# help modding my 04 gto



## blwest187 (Oct 15, 2014)

i have mostly stock 04 gto ls1 all i have done to it is a CAI. i have 800 to spend on it an not sure what i should get. the goal is to get around 450rwhp in time with no forced induction. i thought about changing the heads, intake, or the TB just not sure which route to go. then i was thing maybe doing the exhaust system any help would b nice.
atriot:

ps: i do understand it will all have to be done in time...this is my first car im doing anything major to. plus i figuard having less then 14k on the motor it was a good one to pick plus i love these gtos


----------



## Qnko (Jun 8, 2014)

The cheapest way is to do all the power upgrades at once (If you get tune now you will have to tune again after the cam etc...). I would always suggest to do suspension first since it is a known weak link but at 14k miles it should be fine. If you have a m6 get a shifter because the stock one is really bad. You mentioned exhaust but don't waist your money on a catback because it just makes the car louder. Save a little more and get longtubes. You will need them for any future upgrades too. 
And fyi 450whp costs more than 5k and thats engine only. Add another 5k for drivetrain, suspension, exhaust and others. Actually even more. And thats parts only.


----------



## svede1212 (Nov 1, 2005)

With where you're at and where you want to go a set of LTs w/high flow cats would be a good start. If it's a manual a MGW-P or GMM shifter would be right up there with it. Both are the base of what you want to do and adds to everyday driving as well as performance.

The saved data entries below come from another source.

extern "C" int sfd2_extract(sfd2_ctx *c, const void *img, int img_on_device, int H, int W, float conf_th, int top_k,
                            int flags, float *kpts_xy, float *scores, float *desc, int out_on_device, int64_t cap_out,
                            int *n_out)
{
    if (!c || !img) return fail("sfd2_extract: null argument");
    if (!c->weights_loaded) return fail("sfd2_extract: weights not loaded");
    if (!(flags & SFD2_FLAG_NO_STABILITY) && !c->has_sta)
        return fail("sfd2_extract: the loaded state_dict has no ConvSta; pass SFD2_FLAG_NO_STABILITY (use_stability=False)");
    HIPCHECK(hipSetDevice(c->device));
    if (extract_begin(c, flags)) return -1;
    const PassPlan plan = plan_pass(c, PASS_EXTRACT, H, W, top_k, desc != nullptr);
    if (ensure_workspace(c, plan, H, W)) return -1;
    const float *img_dev = nullptr;
    const int u8 = (flags & SFD2_FLAG_IMG_U8_HWC) ? 1 : 0;
    if (u8 && (flags & SFD2_FLAG_IMG_NORMALISED)) return fail("sfd2_extract: a uint8 image cannot be pre-normalised");
    if ((flags & SFD2_FLAG_IMG_BGR) && !u8) return fail("sfd2_extract: SFD2_FLAG_IMG_BGR needs SFD2_FLAG_IMG_U8_HWC");
    if ((flags & SFD2_FLAG_IMG_U8_X) && !u8) return fail("sfd2_extract: SFD2_FLAG_IMG_U8_X needs SFD2_FLAG_IMG_U8_HWC");
    if (stage_image(c, img, img_on_device, H, W, &img_dev, u8 ? ((flags & SFD2_FLAG_IMG_U8_X) ? 2 : 1) : 0)) return -1;
    HIPCHECK(hipEventRecord(c->ev[0], c->stream));
    prof_step_begin(c);
    const int in_mode = ((flags & SFD2_FLAG_IMG_NORMALISED) ? 0 : 1) | (u8 ? 2 : 0) | ((flags & SFD2_FLAG_IMG_BGR) ? 4 : 0);
    if (run_network(c, plan, img_dev, in_mode)) return -1;
    if (release_image_slot(c)) return -1;
    HIPCHECK(hipEventRecord(c->ev[1], c->stream));
    const int HS = 8 * c->H8, WS = 8 * c->W8;
    if (plan.skip_pb) {
        ProfScope ps(c, "convPb+heads+heatmap", "pb_heads_heat_kernel", 2.0 * c->H8 * c->W8 * 65 * 256,
                     (double)c->H8 * c->W8 * 512 + (double)H * W * 4);
        launch_pb_heads_heat(c->stream, c->pa_cur, c->H8, c->W8, c->pb.w.as<half_t>(), c->pb.cout_pad, c->pb.scale.as<float>(),
                             c->pb.shift.as<float>(), (flags & SFD2_FLAG_NO_STABILITY) ? nullptr : c->sta.as<float>(), c->H4, c->W4,
                             H, W, c->heat.as<float>(), c->counters.as<unsigned int>(), SFD2_COUNTER_BYTES / 4);
        c->counters_clean = pb_heads_heat_clears(c->H8, c->W8, SFD2_COUNTER_BYTES / 4);
    } else if (plan.skip_head) {
        ProfScope ps(c, "heads+heatmap", "heads_heat_kernel", 0.0, (double)c->H8 * c->W8 * 65 * 4 + (double)H * W * 4);
        launch_heads_heat(c->stream, c->logits.as<float>(), 128, c->H8, c->W8,
                          (flags & SFD2_FLAG_NO_STABILITY) ? nullptr : c->sta.as<float>(), c->H4, c->W4, H, W, c->heat.as<float>());
    } else {
        ProfScope ps(c, "heatmap", "heatmap_kernel", 0.0, (double)H * W * 8);
        launch_heatmap(c->stream, c->score.as<float>(), HS, WS,
                       (flags & SFD2_FLAG_NO_STABILITY) ? nullptr : c->sta.as<float>(), c->H4, c->W4, H, W,
                       c->heat.as<float>(), nullptr);
    }
    const int sel_guess = top_k > 0 ? std::min(top_k, c->cand_cap) : c->cand_cap;
    const bool direct = out_on_device && kpts_xy && scores && cap_out >= sel_guess;
    if (run_selection(c, c->heat.as<float>(), H, W, conf_th, 4, 4, top_k, nullptr, direct ? kpts_xy : nullptr,
                      direct ? scores : nullptr)) return -1;
    const int sel_cap = c->last_sel_cap;
    int64_t ncopy = sel_cap;
    if (cap_out >= 0 && ncopy > cap_out) ncopy = cap_out;
    const bool store64 = desc && (flags & SFD2_FLAG_DESC_STORE64);
    if (store64 && cap_out < 1) return fail("sfd2_extract: SFD2_FLAG_DESC_STORE64 needs cap_out >= 1 (desc is double [128][cap_out])");
    float *desc_dst = nullptr;
    if (desc) {
        if (out_on_device && cap_out >= sel_cap && !store64) {
            desc_dst = desc;
        } else {
            HIPCHECK(c->kdesc.ensure((size_t)sel_cap * 128 * sizeof(float)));
            desc_dst = c->kdesc.as<float>();
        }
        if (plan.sparse_x3 && !plan.desc16) {
            const size_t nin = (size_t)c->H4 * c->W4 * 256;
            const int rows32 = (sel_cap * 4 + 31) / 32;
            HIPCHECK(c->da3_sparse.ensure((size_t)rows32 * 32 * 256 * sizeof(float)));
            HIPCHECK(c->db_sparse.ensure((size_t)rows32 * 32 * 128 * sizeof(float)));
            const ConvW &L3 = c->fda3;
            {
                ProfScope ps(c, "convDa.3", "sparse_da3_kernel<x3>", 2.0 * 4 * sel_cap * 256.0 * 256.0 * 9, (double)sel_cap * (16 * 1024 + 4 * 1024));
                launch_sparse_da3_x3(c->stream, c->x3_da0_planes.as<half_t>(), c->x3_da0_planes.as<half_t>() + nin, c->H4, c->W4, H, W,
                                     L3.wx3p.as<half_t>(), L3.wsl.as<half_t>(), L3.cout_pad, L3.scale.as<float>(), L3.shift.as<float>(), 0, c->kpts_cur,
                                     c->counters.as<unsigned int>() + 1, sel_cap, c->da3_sparse.as<float>(), c->zero_page.as<half_t>());
            }
            if (convf(c, StrictConv{}, "convDb", c->fdb, c->da3_sparse, rows32, 32, c->db_sparse, rows32, 32, 0)) return -1;
            ProfScope ps(c, "sample_desc", "sample_desc_kernel", 0.0, (double)sel_cap * 128 * 4 * 5);
            launch_sample_desc(c->stream, c->db_sparse.as<float>(), c->H4, c->W4, H, W, c->kpts_cur, c->counters.as<unsigned int>() + 1,
                               sel_cap, desc_dst, 1);
        } else if (plan.sparse_da3 || (plan.sparse_x3 && plan.desc16)) {
            HIPCHECK(c->da3_sparse.ensure((size_t)sel_cap * 4 * 256 * sizeof(half_t)));
            {
                ProfScope ps(c, "convDa.3", "sparse_da3_kernel", 2.0 * 4 * sel_cap * 256.0 * 256.0 * 9, (double)sel_cap * (16 * 512 + 4 * 512) + 2.0 * 256 * 256 * 9);
                launch_sparse_da3(c->stream, c->da0_cur, c->H4, c->W4, H, W, c->da3.w.as<half_t>(), c->da3.wsl.as<half_t>(), c->da3.cout_pad, c->da3.scale.as<float>(),
                                  c->da3.shift.as<float>(), 0, c->kpts_cur, c->counters.as<unsigned int>() + 1, sel_cap,
                                  c->da3_sparse.as<half_t>(), c->zero_page.as<half_t>());
            }
            ProfScope ps(c, "desc_head", "desc_head_kernel", 2.0 * 4 * sel_cap * 128 * 256, (double)sel_cap * (4 * 512 + 512));
            launch_desc_head(c->stream, c->da3_sparse.as<half_t>(), c->H4, c->W4, H, W, c->db.w.as<half_t>(), c->db.cout_pad, c->db.scale.as<float>(),
                             c->db.shift.as<float>(), c->kpts_cur, c->counters.as<unsigned int>() + 1, sel_cap, desc_dst, 1);
        } else if (plan.sparse_desc) {
            ProfScope ps(c, "desc_head", "desc_head_kernel", 2.0 * 4 * sel_cap * 128 * 256, (double)sel_cap * (4 * 512 + 512));
            launch_desc_head(c->stream, c->da_cur, c->H4, c->W4, H, W, c->db.w.as<half_t>(), c->db.cout_pad, c->db.scale.as<float>(),
                             c->db.shift.as<float>(), c->kpts_cur, c->counters.as<unsigned int>() + 1, sel_cap, desc_dst);
        } else {
            ProfScope ps(c, "sample_desc", "sample_desc_kernel", 0.0, (double)sel_cap * 128 * 4 * 5);
            launch_sample_desc(c->stream, c->draw.as<float>(), c->H4, c->W4, H, W, c->kpts_cur,
                               c->counters.as<unsigned int>() + 1, sel_cap, desc_dst);
        }
    }
    size_t desc_bytes_fixed = 0;
    if (store64) {
        float *d64_dst = out_on_device ? desc : nullptr;
        if (!out_on_device) {
            HIPCHECK(c->kdesc64.ensure((size_t)128 * cap_out * sizeof(double)));
            d64_dst = c->kdesc64.as<float>();
        }
        ProfScope ps(c, "desc_store64", "desc_store64_kernel", 0.0, (double)sel_cap * 128 * 4 + (double)cap_out * 128 * 8);
        launch_desc_store64(c->stream, desc_dst, c->counters.as<unsigned int>() + 1, sel_cap, reinterpret_cast<double *>(d64_dst), (int)cap_out);
        desc_dst = d64_dst;
        desc_bytes_fixed = (size_t)128 * cap_out * sizeof(double);
    }
    prof_step_end(c);
    HIPCHECK(hipEventRecord(c->ev[2], c->stream));
    HIPCHECK(hipGetLastError());
    if (flags & SFD2_FLAG_ASYNC) {
        if (!direct && copy_out(c, kpts_xy, c->kpts.p, (size_t)ncopy * 2 * sizeof(float), out_on_device)) return -1;
        if (!direct && copy_out(c, scores, c->kscores.p, (size_t)ncopy * sizeof(float), out_on_device)) return -1;
        if (desc && desc_dst != desc && copy_out(c, desc, desc_dst, desc_bytes_fixed ? desc_bytes_fixed : (size_t)ncopy * 128 * sizeof(float), out_on_device)) return -1;
        if (n_out) *n_out = -1;
        return 0;
    }
    int n = 0;
    if (read_counts(c, cap_out, &n)) return -1;
    {
        const int fb = range_wants_fallback(c);
        if (fb < 0) return -1;
        if (fb) {
            FallbackScope scope(c);
            return sfd2_extract(c, img, img_on_device, H, W, conf_th, top_k, flags, kpts_xy, scores, desc, out_on_device, cap_out, n_out);
        }
    }
    if (!direct && copy_out(c, kpts_xy, c->kpts.p, (size_t)n * 2 * sizeof(float), out_on_device)) return -1;
    if (!direct && copy_out(c, scores, c->kscores.p, (size_t)n * sizeof(float), out_on_device)) return -1;
    if (desc && desc_dst != desc && copy_out(c, desc, desc_dst, desc_bytes_fixed ? desc_bytes_fixed : (size_t)n * 128 * sizeof(float), out_on_device)) return -1;
    HIPCHECK(hipStreamSynchronize(c->stream));
    float ms = 0.0f;
    if (hipEventElapsedTime(&ms, c->ev[0], c->ev[2]) == hipSuccess) c->tim.ms_total = ms;
    if (hipEventElapsedTime(&ms, c->ev[0], c->ev[1]) == hipSuccess) c->tim.ms_backbone = ms;
    if (hipEventElapsedTime(&ms, c->ev[1], c->ev[2]) == hipSuccess) c->tim.ms_post = ms;
    if (n_out) *n_out = n;
    return 0;
}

Front RR bushings, strut bushings/bearings and bump stops are almost necessary and could be done especially if you don't need a shifter. Springs in particularly the rears are weak as well as shocks and struts and should be addressed if they haven't been already. A basic suspension/handling upgrade could be another whole step. A cam with a tune would be the performance mod after all of that.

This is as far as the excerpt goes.